For the scalability problems facing TDX and SEV-SNP, a tweakable mode was exactly the right answer. It protected memory contents from a passive observer at any memory capacity with no operational overhead.

What Tweakable Modes Do Not Provide

The tradeoff was deliberate and documented. XTS and XEX derive their tweak from the address alone. They carry no temporal information, no counter, no record of how many times a given address has been written. Writing the same plaintext to the same address twice produces identical ciphertext both times, regardless of when the writes occur.

This means these modes provide no temporal diversity. An adversary who captures a valid ciphertext block can replay it at any future time. The processor decrypts it correctly. Nothing in the XTS or XEX datapath distinguishes a freshly written block from a replayed one.

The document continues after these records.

# mahmoudnafifi/HistoGAN

Measured on AMD Instinct MI355X. Metric: train images/sec (G+D step, 256², h=64) at 1/2/4/8 MI355X; hist-kernel HBM GB/s, higher is better.
Workload: dtype f32; 1 GPU; HistoGAN G+D train step 256x256 capacity=16 batch=32/GPU h=64 insz=150 inverse-quadratic (GP every 4th, PL every 32nd step); batch_per_gpu=32, global_batch=32, image_size=256, network_capacity=16, h=64, parallelism=dp1, params_G=82968288, params_D=90896289

## Files before the change

### histogan_amd/_lib.py

```python
import ctypes
import os

import torch

_PKG = os.path.dirname(os.path.abspath(__file__))
_TAG = os.environ.get('HG_LIB_TAG', '')
LIB_PATH = os.path.join(_PKG, 'libhistogan_hip' + ('_' + _TAG if _TAG else '') + '.so')

HG_METHOD = {'thresholding': 0, 'RBF': 1, 'inverse-quadratic': 2}
HG_RESIZE_NONE, HG_RESIZE_BILINEAR, HG_RESIZE_SAMPLING = 0, 1, 2
HG_PROJ = {'rgbuv': 0, 'rgchroma': 1, 'direct': 2}


class HgHistParams(ctypes.Structure):
    _fields_ = [
        ('struct_size', ctypes.c_uint32),
        ('B', ctypes.c_int32), ('C', ctypes.c_int32), ('H', ctypes.c_int32), ('W', ctypes.c_int32),
        ('stride_b', ctypes.c_int64), ('stride_c', ctypes.c_int64),
        ('stride_h', ctypes.c_int64), ('stride_w', ctypes.c_int64),
        ('Hs', ctypes.c_int32), ('Ws', ctypes.c_int32),
        ('resize_mode', ctypes.c_int32),
        ('row_idx', ctypes.c_void_p), ('col_idx', ctypes.c_void_p),
        ('h', ctypes.c_int32),
        ('lo', ctypes.c_double), ('hi', ctypes.c_double),
        ('method', ctypes.c_int32),
        ('sigma', ctypes.c_double),
        ('intensity_scale', ctypes.c_int32),
        ('green_only', ctypes.c_int32),
        ('projection', ctypes.c_int32),
        ('pre_relu', ctypes.c_int32),
        ('proj_cache', ctypes.c_void_p),
        ('weight', ctypes.c_void_p),
        ('weight_stride_b', ctypes.c_int64), ('weight_stride_h', ctypes.c_int64), ('weight_stride_w', ctypes.c_int64),
    ]


class GlinLayer(ctypes.Structure):
    _fields_ = [('x', ctypes.c_void_p), ('w', ctypes.c_void_p), ('b', ctypes.c_void_p), ('y', ctypes.c_void_p),
                ('gw', ctypes.c_void_p), ('gb', ctypes.c_void_p), ('N', ctypes.c_int32), ('group', ctypes.c_int32)]
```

The two vendors handle integrity differently on top of this encryption base, and it is worth being precise about what each actually guarantees.

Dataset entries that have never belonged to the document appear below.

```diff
@@ -1513,12 +1550,16 @@
             den = gains.detach().contiguous()
             se_graph = (g_leaf, b_leaf, pooled, gains, xhat_mean, f_leaf, m_mean)
         ctx.pooled = None
-        if getattr(ctx, "want_pool", False) and POOL_FUSED and se is None and den is None and g_ch == 0 and gb is None \
+        simple = (not plain and se is None and den is None and g_ch == 0 and gb is None and d.dropout_keep == 0)
+        defer = (APPLY_IN_LOADER and bool(getattr(spec, "defer_apply", False)) and spec.training and simple and out is None
+                 and not getattr(ctx, "want_pool", False) and y.dtype == torch.float32 and y.is_contiguous())
+        if defer:
+            pass
+        elif getattr(ctx, "want_pool", False) and POOL_FUSED and se is None and den is None and g_ch == 0 and gb is None \
                 and d.dropout_keep == 0 and y.shape[1] % 2 == 0 and y.shape[2] % 2 == 0:
             ctx.pooled = norm_apply_relu_pool(d, y, aff, z)
         else:
             norm_apply_relu(d, y, aff, z, guide, gw, gb, den)
-        simple = (not plain and se is None and den is None and g_ch == 0 and gb is None and d.dropout_keep == 0)
         if spec.training:
             src = getattr(x, "_unetk_unit", None)
             ctx.producer = src if (need_dx and src is not None and dilation == 1) else None
@@ -1541,6 +1582,8 @@
         zr = alias(z) if out is not None else z
         if spec.training and simple and out is None:
             zr._unetk_unit = (y, aff, spec.per_sample)
+        if defer:
+            zr._unetk_deferred = (y, aff, spec.per_sample, d)
         return zr
 
     @staticmethod
diff --git a/include/unetk.h b/include/unetk.h
--- a/include/unetk.h
+++ b/include/unetk.h
@@ -78,6 +78,10 @@
 int unetk_conv3x3_fwd_affine(const unetk_conv_desc* d, const void* x, const void* w, const float* scale,
                              const float* shift, void* z, void* pooled, int pooled_stride, void* ws, size_t ws_bytes,
                              void* stream);
+
+int unetk_conv3x3_fwd_apply_ok(const unetk_conv_desc* d);
+int unetk_conv3x3_fwd_apply(const unetk_conv_desc* d, const void* prod_y, const float* scale, const float* shift,
+                            int per_sample, void* z, const void* w, void* y, float* stat_partials, void* stream);
 
 int unetk_conv3x3_dgrad_nbr_rows(const unetk_conv_desc* d);
 int unetk_conv3x3_dgrad_nbr(const unetk_conv_desc* d, const void* dy, const void* w, void* dx, const void* prod_y,
```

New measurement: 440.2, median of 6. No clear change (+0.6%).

Intel TDX supports two modes. Logical Integrity (LI) relies on the TD-ownership bit stored alongside each cache line and on address-translation controls; it catches software attempts to read or write private memory from outside the TD but does not detect modification by a physical adversary. Cryptographic Integrity (CI), available on hardware that supports it, attaches a 28-bit SHA-3-based MAC to each cache line (stored in ECC metadata) along with the ownership bit. CI mode does detect cache-line modification. What CI does not do is detect replay: because the MAC is stateless (no counter, no version), a captured (ciphertext, MAC) pair remains a valid pair indefinitely, and swapping it back in will verify correctly.

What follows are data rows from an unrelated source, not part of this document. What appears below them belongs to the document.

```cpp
__global__ void __launch_bounds__(kBlock)
k_csr_scan3(const int64_t* __restrict__ lens_tmp, int64_t nidx,
            const int64_t* __restrict__ aggs, int64_t* __restrict__ out_off) {
    __shared__ int64_t s_wsum2[2 * (kBlock / 64)];
    const int lane = threadIdx.x & 63;
    const int wave = threadIdx.x >> 6;
    const int64_t ntiles = (nidx + kBlock - 1) / kBlock;
    for (int64_t tile = blockIdx.x; tile < ntiles; tile += gridDim.x) {
        const int64_t i = tile * kBlock + threadIdx.x;
        int64_t x = i < nidx ? lens_tmp[i] : 0;
        int64_t y = 0;
        block_scan_pair(x, y, s_wsum2, lane, wave, nullptr);
        if (i < nidx) {
            out_off[i + 1] = aggs[2 * tile] + x;
            if (i == 0) out_off[0] = 0;
        }
        __syncthreads();
    }
}

template <typename T>
struct IdPair {
    T src, dst;
};

constexpr int kGraphGroup = 64;

template <typename Tin, typename Tout, int GROUP, bool COO>
__global__ void __launch_bounds__(kBlock)
k_gather_csr_relabel(const void* const* peer_base, const int64_t* sample_prefix,
                     const int64_t* elem_prefix, int nparts, const int64_t* goff,
                     const int64_t* idx, int64_t nidx,
                     const int64_t* __restrict__ ptr,
                     const int64_t* __restrict__ edge_ptr, int64_t ncap,
                     int64_t ecap, Tout* __restrict__ out,
                     unsigned long long* ctrs) {
    using Pin = VecT<Tin, 2>;
    __shared__ LdsDir<const Pin*, 2> dir;
    dir.load(peer_base, nparts, sample_prefix, elem_prefix);

    constexpr int GPB = kBlock / GROUP;
    const int64_t first = (int64_t)blockIdx.x * GPB + threadIdx.x / GROUP;
    const int64_t step = (int64_t)gridDim.x * GPB;
    const int tid = threadIdx.x % GROUP;
    for (int64_t s = first; s < nidx; s += step) {
        const int64_t g = idx[s];
        if (out_of_range(dir, nparts, g)) continue;
        const int64_t o0 = edge_ptr[s];
        const int64_t len = edge_ptr[s + 1] - o0;
        if (len <= 0) continue;
        if (ptr[s + 1] > ncap || o0 < 0 || o0 + len > ecap) {
            if (tid == 0) {
                atomicAdd(ctrs + DDS_CTR_CAP, 1ull);
                atomicAdd(ctrs + DDS_CTR_ELEMS, (unsigned long long)(-(long long)len));
            }
            continue;
        }
        const Tout shift = static_cast<Tout>(ptr[s]);
        const int p = owner_of(dir, nparts, g);
        const Pin* __restrict__ sp = dir.base[p] + (goff[g] - dir.prefix[1][p]);
        for (int64_t e = tid; e < len; e += GROUP) {
            const Pin v = sp[e];
            const Tout a = static_cast<Tout>(v.v[0]) + shift;
            const Tout b = static_cast<Tout>(v.v[1]) + shift;
            if constexpr (COO) {
                out[o0 + e] = a;
                out[ecap + o0 + e] = b;
            } else {
                reinterpret_cast<IdPair<Tout>*>(out)[o0 + e] = IdPair<Tout>{a, b};
            }
        }
    }
}

template <typename T>
__device__ __forceinline__ void fill_store16(T* __restrict__ dst, int64_t n, T val,
                                             int64_t tid, int64_t nthreads) {
    constexpr int V = 16 / sizeof(T);
    using Vt = VecT<T, V>;
    const int64_t h_align =
        (int64_t)(((16 - ((uintptr_t)dst & 15)) & 15) / sizeof(T));
    const int64_t h = h_align < n ? h_align : n;
    for (int64_t i = tid; i < h; i += nthreads) dst[i] = val;
    const int64_t nb = (n - h) / V;
    Vt vv;
#pragma unroll
    for (int k = 0; k < V; ++k) vv.v[k] = val;
    Vt* d = reinterpret_cast<Vt*>(dst + h);
    for (int64_t i = tid; i < nb; i += nthreads) d[i] = vv;
    for (int64_t i = h + nb * V + tid; i < n; i += nthreads) dst[i] = val;
}

__device__ __forceinline__ int64_t block_last_le(const int64_t* __restrict__ a,
                                                 int64_t n, int64_t cap) {
    int64_t lo = 0, hi = n;
    while (hi > lo) {
        const int64_t m = hi - lo + 1;
        const int64_t stride = (m + kBlock - 1) / kBlock;
        const int64_t q = lo + (int64_t)threadIdx.x * stride;
        const int c = __syncthreads_count(q <= hi && a[q] <= cap);
        const int64_t nlo = lo + (int64_t)(c - 1) * stride;
        const int64_t nhi = nlo + stride - 1;
        lo = nlo;
        hi = nhi < hi ? nhi : hi;
    }
    return lo;
}

template <typename Tout, int GROUP>
__global__ void __launch_bounds__(kBlock)
k_graph_fill(const int64_t* __restrict__ ptr, const int64_t* __restrict__ edge_ptr,
             int64_t nidx, int64_t ncap, int64_t ecap, bool coo, Tout fill,
             int64_t* __restrict__ batch, Tout* __restrict__ edge_out) {
    const int64_t kn = block_last_le(ptr, nidx, ncap);
    const int64_t ke_all = block_last_le(edge_ptr, nidx, ecap);
    const int64_t ke = ke_all < kn ? ke_all : kn;
    const int64_t node_end = ptr[kn];
    const int64_t edge_end = edge_ptr[ke];

    constexpr int GPB = kBlock / GROUP;
    const int tid = threadIdx.x % GROUP;
    for (int64_t s = (int64_t)blockIdx.x * GPB + threadIdx.x / GROUP; s < kn;
         s += (int64_t)gridDim.x * GPB) {
        const int64_t o0 = ptr[s];
        fill_store16<int64_t>(batch + o0, ptr[s + 1] - o0, s, tid, GROUP);
    }
    const int64_t gt = (int64_t)blockIdx.x * kBlock + threadIdx.x;
    const int64_t nt = (int64_t)gridDim.x * kBlock;
    fill_store16<int64_t>(batch + node_end, ncap - node_end, nidx, gt, nt);
    if (coo) {
        fill_store16<Tout>(edge_out + edge_end, ecap - edge_end, fill, gt, nt);
        fill_store16<Tout>(edge_out + ecap + edge_end, ecap - edge_end, fill, gt, nt);
    } else {
        fill_store16<Tout>(edge_out + 2 * edge_end, 2 * (ecap - edge_end), fill, gt, nt);
    }
}

template <typename V>
__global__ void __launch_bounds__(kBlock)
k_scatter_rows(V* __restrict__ base, int64_t nrows, int64_t chunks_per_row,
               const int64_t* local_idx, int64_t nidx,
               const V* __restrict__ src, unsigned long long* oob) {
    const int64_t total = nidx * chunks_per_row;
    for (int64_t t = (int64_t)blockIdx.x * kBlock + threadIdx.x; t < total;
         t += (int64_t)gridDim.x * kBlock) {
        const int64_t r = t / chunks_per_row;
        const int64_t c = t - r * chunks_per_row;
        const int64_t l = local_idx[r];
        if (l < 0 || l >= nrows) {
            if (c == 0) atomicAdd(oob, 1ull);
            continue;
        }
        base[l * chunks_per_row + c] = src[t];
    }
}

template <typename T>
constexpr int stat_vec() {
    return sizeof(T) == 1 ? 8 : 16 / (int)sizeof(T);
}

template <typename T>
__device__ __forceinline__ double stat_f64(T v) {
    if constexpr (std::is_same_v<T, __half>) return (double)__half2float(v);
    else if constexpr (std::is_same_v<T, __hip_bfloat16>) return (double)__bfloat162float(v);
    else if constexpr (is_fp8_v<T>) return (double)static_cast<float>(v);
    else return (double)v;
}

template <typename T>
// ... 672 lines not shown
```

Measured before the change: 6.814 billion samples/s.

## Batch-load copy chunks with clamped addresses and prefetch gather descriptors

Replaces the dword copy loop with one that issues K 16-byte-worth loads per thread up front, using clamped (always-valid) addresses and an asm pin so all loads are in flight before the stores. Head and tail dwords are loaded unconditionally from a safe pointer to avoid divergent branches. The items kernel now loads its first descriptor and meta before the LDS base setup and barrier, and software-prefetches the next descriptor. This adds register pressure and redundant clamped loads, and uses 32-bit index math that assumes sub-2^31 dword extents.

```diff
diff --git a/ddstore_amd/csrc/csr_copy.h b/ddstore_amd/csrc/csr_copy.h
--- /dev/null
+++ b/ddstore_amd/csrc/csr_copy.h
@@ -0,0 +1,95 @@
+#pragma once
+
+#include <cstdint>
+
+#if defined(__HIPCC__)
+#define DDS_COPY_HD __host__ __device__ __forceinline__
+#else
+#define DDS_COPY_HD inline
+#endif
+
+namespace ddstore {
+
+constexpr int kCsrCopyChunks = 4;
+
+DDS_COPY_HD void csr_copy_pin(uint32_t& v) {
+#if defined(__HIP_DEVICE_COMPILE__)
+    asm volatile("" : "+v"(v));
+#else
+    (void)v;
+#endif
+}
+
+typedef uint32_t csr_copy_u32x4 __attribute__((vector_size(16)));
+
+DDS_COPY_HD uint32_t csr_copy_bound32(int64_t x) {
+    return x < 0x7fffffff ? (uint32_t)x : 0x7fffffffu;
+}
+
+template <int K>
+DDS_COPY_HD void csr_copy_load_chunks(uint32_t (&v)[K][4], const uint32_t* s4,
+                                      uint32_t lim, uint32_t o0, int nthreads) {
+#pragma unroll
+    for (int k = 0; k < K; ++k) {
+        const uint32_t i = o0 + 4u * (uint32_t)(k * nthreads);
+        const uint32_t* p = s4 + (i < lim ? i : lim);
+        v[k][0] = p[0];
+        v[k][1] = p[1];
+        v[k][2] = p[2];
+        v[k][3] = p[3];
+    }
+#pragma unroll
+    for (int k = 0; k < K; ++k) {
+        csr_copy_pin(v[k][0]);
+        csr_copy_pin(v[k][1]);
+        csr_copy_pin(v[k][2]);
+        csr_copy_pin(v[k][3]);
+    }
+}
+
+template <int K>
+DDS_COPY_HD void csr_copy_store_chunks(const uint32_t (&v)[K][4], uint32_t* d,
+                                       uint32_t nb, int tid, int nthreads) {
+#pragma unroll
+    for (int k = 0; k < K; ++k) {
+        if ((uint32_t)(tid + k * nthreads) < nb) {
+            const csr_copy_u32x4 o = {v[k][0], v[k][1], v[k][2], v[k][3]};
+            *reinterpret_cast<csr_copy_u32x4*>(d + 4 * (k * nthreads)) = o;
+        }
+    }
+}
+
+template <int K = kCsrCopyChunks>
+DDS_COPY_HD void copy_dwords_store16(uint32_t* __restrict__ dst,
+                                     const uint32_t* __restrict__ src,
+                                     const uint32_t* __restrict__ safe16,
+                                     int64_t nd, int tid, int nthreads) {
+    const int h_align = (int)((4 - ((((uintptr_t)dst) >> 2) & 3)) & 3);
+    const int h = h_align < nd ? h_align : (int)nd;
+    const int64_t nb = (nd - h) >> 2;
+    const int64_t t0 = h + (nb << 2);
+    const uint32_t* s1 = nd > 0 ? src : safe16;
+    const int64_t last1 = nd > 0 ? nd - 1 : 0;
+    const uint32_t* s4 = nd >= 4 ? src : safe16;
+    const int64_t last4 = nd >= 4 ? nd - 4 : 0;
+    const int64_t step = (int64_t)K * nthreads;
+    const uint32_t o0 = (uint32_t)(h + 4 * tid);
+    uint32_t* d = dst + o0;
+
+    uint32_t hv = s1[tid < last1 ? tid : last1];
+    uint32_t tv = s1[t0 + tid < last1 ? t0 + tid : last1];
+    uint32_t v[K][4];
+    csr_copy_load_chunks<K>(v, s4, csr_copy_bound32(last4), o0, nthreads);
+    csr_copy_pin(hv);
+    csr_copy_pin(tv);
+    if (tid < h) dst[tid] = hv;
+    csr_copy_store_chunks<K>(v, d, csr_copy_bound32(nb), tid, nthreads);
+    if (t0 + tid < nd) dst[t0 + tid] = tv;
+    for (int64_t c0 = step; c0 < nb; c0 += step) {
+        csr_copy_load_chunks<K>(v, s4 + 4 * c0, csr_copy_bound32(last4 - 4 * c0), o0,
+                                nthreads);
+        csr_copy_store_chunks<K>(v, d + 4 * c0, csr_copy_bound32(nb - c0), tid, nthreads);
+    }
+}
+
+}
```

AMD SEV-SNP does not attach a cryptographic MAC to each cache line in the same way. It relies on the Reverse Map Table (RMP) and page-ownership tracking for integrity of ownership and mapping, plus the XEX encryption for confidentiality. A physical adversary who captures and replays ciphertext at the same address is, similarly, not detected by the encryption path.

The comparison:

Property	SGXv1 MEE (CTR + integrity tree)	TDX (XTS + optional CI MAC)	SEV-SNP (XEX + RMP)
Confidentiality	Yes	Yes	Yes
Temporal diversity	Yes	No	No
Cache-line tamper detection	Yes	Yes (in CI mode)	Limited (via RMP/ownership)
Replay resistance	Yes	No	No
Metadata overhead for integrity	~25% (in-EPC)	MAC in ECC bits	No per-line MAC
Miss latency impact	High	Minimal	Minimal

SGXv1 was correct but expensive. TDX and SEV-SNP are efficient but incomplete against a replay-capable physical adversary. The industry consciously accepted that incompleteness because the alternative did not scale to the memory capacities these systems needed to support.

The Problem That Remains

This is the state of memory encryption in production TEEs today. The scalability argument was real and the switch to tweakable modes was the right engineering call for the time. But the threat did not disappear when the defense was weakened. A physical adversary with access to the memory bus can still capture ciphertext values and replay them. TEEs running on XTS or XEX memory encryption do not detect this, with or without a stateless per-line MAC.

The gap between what the threat model requires and what the deployed encryption provides is not a secret. It is an explicit tradeoff that the architecture community has been working to close ever since, looking for schemes that recover temporal diversity at a metadata cost that does not scale linearly with protected memory size.

That is where the interesting work is happening now.